Friday, October 03, 2008

Harold Robbins

[Editor's Note: The following biography was prepared by IHS Press for the publication of the book, Flee to the Fields. Please remember how important this publisher is for the new Distributist movement. Show them your support and make your next purchase through IHS Press.]

A Distributist, Catholic land movement activist, journalist, and editor, Harold Robbins (1888-1954) was born in Birmingham to a Protestant family, and converted to Catholicism in the early 1900s, after briefly declaring himself a socialist, as many non-Catholic social thinkers did who were attempting to find a way to distance themselves from the prevailing Manchester liberalism. His conversion is most likely due to, among other things, his having discovered the two most prominent English Catholic writers of his time – Belloc and Chesterton – and their appealing critique of both socialism, about which he was having doubts, and capitalism.

Robbins jumped into the Distributist movement early, attempting unsuccessfully to write for the two weeklies then espousing it, the Eye Witness and its successor the New Witness. After military service in the first world war he became involved in the “New Witness League,” founded in 1918 around the weekly for opposing corruption in politics. Robbins was made Chairman of the Birmingham branch, the most active branch of the league. The group’s work focused ideologically on Distributism and the opposition to the eugenicist policies then being pursued by the British Ministry of Health. Some of Robbins’s thinking on this topic is found in his An Examination of Eugenics (London: Burns, Oates and Washbourne, Ltd., 1930). In the spring of 1921 the league wound up its activities, and two years later the paper of the same name ceased publication.

In 1925 those collaborating on the New Witness gathered around a new paper, G.K.’s Weekly (to which Robbins contributed), begun in order to “promote and ensure the discussion of the real economic forces of the age under their real names,” as Chesterton put it. Partly as a natural outgrowth and partly due to its financial straits (which it was in until the demise of its founder in 1936), and the need for subscribers, a league was also formed around this weekly, “for the restoration of liberty by the distribution of property”; or, the Distributist League. Robbins led, as Chairman, the Birmingham Branch of the league from 1926 to 1933, the most active and aggressive branch among some two dozen extant around 1927. He was chiefly instrumental in founding, with Msgr. James Dey, Rector of Oscott College and later Ordinary to the British Armed Forces, the Midlands Catholic Land Association; Robbins was its Honorary Secretary during the years that it was active, 1931 to 1936. This effort translated into practice what Robbins felt was somewhat of an overemphasis on mere talk: it was, he said, a “working model of practical distributism.” He also edited the journal of the Catholic Land Associations of England and Wales, The Cross and the Plough, from 1934 to 1946, published by the Catholic Land Federation of England and Wales.

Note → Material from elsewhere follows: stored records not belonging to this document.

# PieSil/CUDA-spectral-ray-tracer

Measured on AMD Instinct MI355X. Metric: Mray/s, higher is better.
Workload: dtype f32; 1 GPU; random-spheres tri scene (4802 tris, 9603 BVH nodes), 1920x1080, 1024 spp, depth 16; scene_id=100, tiles=8x8 px per wave, rank = tile % n_gpus, gather=none (1 GPU), launch_mode=one process, one GPU

## Files before the change

cuda-spectral-ray-tracer_amd/binding.py:

```python
import ctypes as C
import os

_HERE = os.path.dirname(os.path.abspath(__file__))
LIB_PATH = os.environ.get("SRT_LIB_PATH") or os.path.join(_HERE, "libsrt_hip.so")

N_CIE = 95
TILE_PLANES = 9
TILE_LANES = 64

SCENE_CORNELL, SCENE_PRISM, SCENE_TRIS, SCENE_RANDOM_SPHERES, SCENE_MESH100K = 0, 1, 2, 100, 101
BVH_REFERENCE, BVH_SAH = 0, 1
MAT_LAMBERTIAN, MAT_METALLIC, MAT_DIELECTRIC, MAT_EMISSIVE, MAT_NO_MAT = 0, 1, 2, 4, 6


class TriIn(C.Structure):
    _fields_ = [("v0", C.c_float * 3), ("v1", C.c_float * 3), ("v2", C.c_float * 3),
                ("mat_index", C.c_uint32), ("aa_plane", C.c_uint32)]


class Material(C.Structure):
    _fields_ = [("col", C.c_float * 3), ("reflection_fuzz", C.c_float), ("material_type", C.c_uint32),
                ("spectral_distribution", C.c_float * N_CIE), ("emission_power", C.c_float),
                ("sellmeier_B", C.c_float * 3), ("sellmeier_C", C.c_float * 3)]


class CameraData(C.Structure):
    _fields_ = [("width", C.c_uint32), ("height", C.c_uint32),
                ("pixel_delta_u", C.c_float * 3), ("pixel_delta_v", C.c_float * 3), ("pixel00_loc", C.c_float * 3),
                ("defocus_angle", C.c_float),
                ("camera_center", C.c_float * 3), ("defocus_disk_u", C.c_float * 3), ("defocus_disk_v", C.c_float * 3)]


class Stats(C.Structure):
    _fields_ = [("rays", C.c_uint64), ("paths", C.c_uint64), ("node_visits", C.c_uint64), ("tri_tests", C.c_uint64),
                ("box_tests", C.c_uint64), ("util", C.c_uint64 * 9), ("reserved", C.c_uint64 * 2), ("shade", C.c_uint64 * 4),
                ("waves", C.c_uint64 * 4), ("hits", C.c_uint64)]


class Calibration(C.Structure):
    _fields_ = [("wave_cycles_mean", C.c_double), ("wave_cycles_max", C.c_double), ("wall_ms", C.c_double),
                ("instr_per_wave", C.c_uint64), ("n_waves", C.c_uint32), ("n_cu", C.c_uint32), ("waves_per_simd", C.c_uint32),
                ("reserved", C.c_uint32), ("wave_cycles_min", C.c_double)]


class Adaptive(C.Structure):
    _fields_ = [("rel_tol", C.c_float), ("abs_tol", C.c_float), ("min_spp", C.c_uint32), ("reserved", C.c_uint32)]


class Denoise(C.Structure):
    _fields_ = [("levels", C.c_uint32), ("sigma_color", C.c_float), ("sigma_normal", C.c_float), ("sigma_albedo", C.c_float),
                ("sigma_depth", C.c_float), ("reserved", C.c_uint32 * 3)]


class DenoiseVG(C.Structure):
    _fields_ = [("levels", C.c_uint32), ("sigma_variance", C.c_float), ("sigma_normal", C.c_float), ("sigma_albedo", C.c_float),
                ("sigma_depth", C.c_float), ("variance_floor", C.c_float), ("reserved", C.c_uint32 * 2)]


class TreeTuning(C.Structure):
    _fields_ = [("pixels_per_lane", C.c_double), ("throughput_bound", C.c_uint32), ("reinsertion", C.c_uint32),
                ("probe_width", C.c_uint32), ("probe_height", C.c_uint32), ("probe_spp", C.c_uint32), ("nodes_swapped", C.c_uint32),
                ("order_status", C.c_int32)]


class TileScheduleInfo(C.Structure):
    _fields_ = [("tiles_local", C.c_uint32), ("n_rows", C.c_uint32), ("cost_max", C.c_uint32), ("n_waves_plan", C.c_uint32),
                ("split_load_pct", C.c_uint32), ("order_max_pct", C.c_uint32), ("streams", C.c_uint32), ("reserved", C.c_uint32)]


assert C.sizeof(Denoise) == 32 and C.sizeof(DenoiseVG) == 32
assert C.sizeof(Adaptive) == 16 and C.sizeof(TreeTuning) == 40 and C.sizeof(TileScheduleInfo) == 32
assert C.sizeof(Material) == 428 and C.sizeof(CameraData) == 84 and C.sizeof(TriIn) == 44

_vp, _i, _u32, _u64, _f, _sz = C.c_void_p, C.c_int, C.c_uint32, C.c_uint64, C.c_float, C.c_size_t
_fp = C.POINTER(C.c_float)
PROTOTYPES = {
    "srt_version": (C.c_char_p, []),
    "srt_camera_init": (_i, [_i, _i, _f, _fp, _fp, _fp, _f, _f, C.POINTER(CameraData)]),
    "srt_scene_create": (_vp, []),
    "srt_scene_builtin": (_vp, [_i, _u64]),
    "srt_scene_destroy": (None, [_vp]),
    "srt_scene_default_camera": (_i, [_vp, _i, _i, C.POINTER(CameraData)]),
    "srt_scene_set_triangles": (_i, [_vp, C.POINTER(TriIn), _sz]),
    "srt_scene_set_materials": (_i, [_vp, C.POINTER(Material), _sz]),
    "srt_scene_set_background": (_i, [_vp, _fp]),
    "srt_scene_tri_count": (_sz, [_vp]),
    "srt_scene_material_count": (_sz, [_vp]),
    "srt_scene_get_triangles": (_i, [_vp, C.POINTER(TriIn)]),
    "srt_scene_get_materials": (_i, [_vp, C.POINTER(Material)]),
    "srt_scene_get_background": (_i, [_vp, _fp]),
    "srt_scene_get_tri_records": (_i, [_vp, _fp]),
    "srt_material_bake": (_i, [C.POINTER(Material)]),
    "srt_set_reference_quirks": (_i, [_i]),
    "srt_bake_sigmoid_spectrum": (_i, [_fp, _f, _i, _fp]),
    "srt_fit_sigmoid_coeffs": (_i, [_fp, _fp]),
    "srt_color_tables": (_i, [_fp, _fp]),
    "srt_background_spectrum": (_i, [_fp, _fp]),
    "srt_rotation_matrix": (_i, [_f, _i, _fp]),
    "srt_scene_build_bvh": (_i, [_vp, _i, _u64]),
    "srt_scene_order_children": (_i, [_vp, _fp]),
    "srt_scene_optimise_bvh": (_i, [_vp, C.c_int]),
    "srt_scene_is_paired": (_i, [_vp]),
    "srt_scene_node_count": (_sz, [_vp]),
    "srt_scene_bvh_depth": (_i, [_vp]),
    "srt_scene_get_bvh": (_i, [_vp, C.POINTER(C.c_int32), C.POINTER(C.c_int32), C.POINTER(C.c_int32), _fp]),
    "srt_create": (_i, [_i, C.POINTER(_vp)]),
    "srt_destroy": (None, [_vp]),
    "srt_last_error": (C.c_char_p, [_vp]),
    "srt_upload_scene": (_i, [_vp, _vp]),
    "srt_set_camera": (_i, [_vp, C.POINTER(CameraData)]),
    "srt_launch_plan": (_i, [_vp, C.POINTER(_i), C.POINTER(_i), C.POINTER(_i), C.POINTER(_i)]),
    "srt_launch_paired": (_i, [_vp, C.POINTER(_i)]),
    "srt_set_test_knobs": (_i, [_vp, _i, _i, _u32]),
    "srt_get_test_knobs": (_i, [_vp, C.POINTER(_i), C.POINTER(_i), C.POINTER(_u32), C.POINTER(_i)]),
    "srt_launch_lds_bytes": (_i, [_vp, C.POINTER(_sz)]),
    "srt_init_device_params": (_i, [_vp, _u32, _u32, _u32, _u32, _u32, _u32, _u32, _u32, _u64]),
    "srt_set_partition": (_i, [_vp, _u32, _u32]),
    "srt_render_chunk": (_i, [_vp, _u32, _u32, _u32, _u32, _vp]),
    "srt_synchronize": (_i, [_vp]),
    "srt_accum_reset": (_i, [_vp]),
    "srt_render_chunk_accum": (_i, [_vp, _u32, _u32, _u32, _u32, _u32, _vp]),
    "srt_accum_samples": (_i, [_vp, C.POINTER(_u32)]),
    "srt_accum_reset_adaptive": (_i, [_vp, C.POINTER(Adaptive)]),
    "srt_accum_active": (_i, [_vp, C.POINTER(_u64)]),
    "srt_read_accum_stats": (_i, [_vp, C.POINTER(_u32), _fp, _fp, _u32, _u32]),
    "srt_accum_reset_spectral": (_i, [_vp]),
    "srt_read_spectral": (_i, [_vp, _u32, _u32, _fp, _u32, _u32]),
    "srt_develop_spectral": (_i, [_vp, _fp, _u32, _f, _fp, _u32, _u32]),
    "srt_develop_spectral_srgb": (_i, [_vp, _fp, _f, _fp, _fp, _fp, _u32, _u32]),
    "srt_develop_kat": (_i, [_vp, _fp, _u32, _fp, _u32, _f, _fp]),
    "srt_develop_last_ms": (_i, [_vp, _fp, _fp]),
    "srt_accum_reset_features": (_i, [_vp]),
    "srt_read_features": (_i, [_vp, _fp, _u32, _u32]),
    "srt_accum_reset_adaptive_features": (_i, [_vp, C.POINTER(Adaptive)]),
    "srt_accum_reset_spectral_features": (_i, [_vp]),
    "srt_denoise_developed": (_i, [_vp, C.POINTER(Denoise), _fp, _u32, _f, _fp, _fp, _u32, _u32]),
    "srt_denoise_developed_kat": (_i, [_vp, C.POINTER(Denoise), _fp, _fp, _fp, _u32, _u32, _u32, _u32, _fp, _fp]),
    "srt_denoise_features": (_i, [_vp, C.POINTER(Denoise), _fp, _fp, _fp, _u32, _u32]),
    "srt_denoise_kat": (_i, [_vp, C.POINTER(Denoise), _fp, _fp, _u32, _u32, _u32, _fp]),
    "srt_denoise_last_ms": (_i, [_vp, _fp, _fp, _fp, C.POINTER(_u32)]),
    "srt_denoise_features_vg": (_i, [_vp, C.POINTER(DenoiseVG), _fp, _fp, _fp, _fp, _u32, _u32]),
    "srt_denoise_vg_kat": (_i, [_vp, C.POINTER(DenoiseVG), _fp, _fp, _u32, _u32, _u32, _fp, _fp]),
    "srt_denoise_estimate_last_ms": (_i, [_vp, _fp]),
    "srt_denoise_features_mv": (_i, [_vp, C.POINTER(DenoiseVG), _fp, _fp, _fp, _fp, _u32, _u32]),
    "srt_denoise_mv_kat": (_i, [_vp, C.POINTER(DenoiseVG), _fp, _fp, C.POINTER(_u32), _fp, _u32, _u32, _fp, _fp]),
    "srt_accum_reset_streams": (_i, [_vp, _u32]),
    "srt_accum_streams": (_i, [_vp, C.POINTER(_u32)]),
    "srt_set_gather_planes": (_i, [_vp, _u32]),
    "srt_tile_buffer": (_i, [_vp, C.POINTER(_vp), C.POINTER(_sz), C.POINTER(_u32), C.POINTER(_u32)]),
    "srt_copy_tile_buffer": (_i, [_vp, _vp, _vp]),
    "srt_scatter_tiles": (_i, [_vp, _vp, _vp]),
    "srt_dev_fb": (_i, [_vp, C.POINTER(_vp), C.POINTER(_vp), C.POINTER(_vp), C.POINTER(_sz)]),
    "srt_read_fb": (_i, [_vp, _fp, _fp, _fp]),
    "srt_read_fb_rowmajor": (_i, [_vp, _fp, _fp, _fp, _u32, _u32]),
    "srt_read_fb_aux": (_i, [_vp, _i, _fp, _fp, _fp]),
    "srt_get_tile_costs": (_i, [_vp, C.POINTER(C.c_uint32), _sz]),
    "srt_order_children_by_profile": (_i, [_vp, _vp, C.c_uint32, C.c_uint32, C.c_uint32, C.c_uint32, C.c_uint32, C.POINTER(C.c_uint32)]),
    "srt_pixels_per_lane": (_i, [_vp, _u32, _u32, _u32, C.POINTER(C.c_double)]),
    "srt_tune_tree_for_throughput": (_i, [_vp, _vp, _u32, _u32, _u32, _u32, _i, C.POINTER(TreeTuning)]),
    "srt_get_stats": (_i, [_vp, C.POINTER(Stats)]),
    "srt_set_count_traversal": (_i, [_vp, _i]),
    "srt_get_wave_debug": (_i, [_vp, C.POINTER(C.c_uint32), _sz]),
    "srt_last_kernel_ms": (_i, [_vp, C.POINTER(_f)]),
    "srt_trace_rays": (_i, [_vp, _fp, _sz, _fp]),
    "srt_device_op_sweep": (_i, [_vp, _i, _fp, _fp, _sz, _fp]),
    "srt_order_tiles_kat": (_i, [_vp, C.POINTER(_u32), _u32, _u32, _u32, _u32, C.POINTER(_u32), _sz, C.POINTER(_u32), C.POINTER(_u32)]),
    "srt_read_tile_schedule": (_i, [_vp, _i, C.POINTER(_u32), _sz, C.POINTER(TileScheduleInfo)]),
    "srt_calibrate": (_i, [_vp, _i, _u32, _u32, C.POINTER(Calibration)]),
    "srt_ctx_device": (_i, [_vp]),
    "srt_ctx_cu_count": (_i, [_vp]),
    "srt_comm_init_all": (_i, [C.POINTER(_i), _i, C.POINTER(_vp)]),
    "srt_comm_unique_id": (_i, [C.POINTER(C.c_ubyte)]),
    "srt_comm_init_rank": (_i, [_vp, C.POINTER(C.c_ubyte), _u32, _u32, C.POINTER(_vp)]),
    "srt_comm_available": (_i, []),
    "srt_comm_set_gather_planes": (_i, [_vp, _u32]),
    "srt_comm_last_gather_ms": (_i, [_vp, C.POINTER(_f)]),
    "srt_comm_destroy": (None, [_vp]),
    "srt_comm_last_error": (C.c_char_p, [_vp]),
    "srt_comm_world": (_u32, [_vp]),
    "srt_comm_local_count": (_u32, [_vp]),
    "srt_comm_ctx": (_vp, [_vp, _u32]),
    "srt_comm_root_ctx": (_vp, [_vp]),
    "srt_comm_upload_scene": (_i, [_vp, _vp]),
    "srt_comm_set_camera": (_i, [_vp, C.POINTER(CameraData)]),
    "srt_comm_init_device_params": (_i, [_vp, _u32, _u32, _u32, _u32, _u32, _u32, _u32, _u32, _u64]),
    "srt_render_frame_multi": (_i, [_vp, _u32, _u32, _u32, _u32]),
    "srt_comm_accum_reset": (_i, [_vp]),
    "srt_render_frame_multi_accum": (_i, [_vp, _u32, _u32, _u32, _u32, _u32]),
    "srt_comm_accum_reset_adaptive": (_i, [_vp, C.POINTER(Adaptive)]),
    "srt_comm_accum_active": (_i, [_vp, C.POINTER(_u64)]),
    "srt_comm_accum_reset_spectral": (_i, [_vp]),
    "srt_comm_accum_reset_features": (_i, [_vp]),
    "srt_comm_accum_reset_adaptive_features": (_i, [_vp, C.POINTER(Adaptive)]),
    "srt_comm_accum_reset_spectral_features": (_i, [_vp]),
    "srt_comm_accum_reset_streams": (_i, [_vp, _u32]),
    "srt_comm_synchronize": (_i, [_vp]),
    "srt_comm_stats": (_i, [_vp, C.POINTER(_u64), C.POINTER(_u64), C.POINTER(_f)]),
}
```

He co-authored with K. L. Kenrick in 1928 what came to be known as “the Birmingham Scheme,” a pamphlet entitled Unemployment: A Distributist Solution; his friendship with Kenrick, who was the other chief mover of the Birmingham branch of the league, spanned many years. Kenrick called Robbins the “real power house” of the movement in their area. In 1946 he wrote a short biography of GKC – and also a history of Distributist activism from 1920 to 1940 – dedicated to Kenrick and entitled The Last of the Realists, though it was not published until 1948, and then only serialized in The Cross and the Plough because of wartime restrictions on paper.

Robbins’s short but powerful magnum opus was published in 1938 as The Sun of Justice: An Essay on the Social Teaching of the Catholic Church; he expressed its thesis thus: “Social Justice is crucial to the future of the Faith. There are many ways to the Faith, but it is certain that the concept of Our Lord as the Sun of Justice is not only valid, but is the only way by which our disillusioned and despairing world will return to Him” (pp. 10–11). Dorothy Day (1897–1980) noted in a 1954 issue of her paper, The Catholic Worker, that Robbins’s Sun of Justice “contains the best thinking ever done on Distributism.”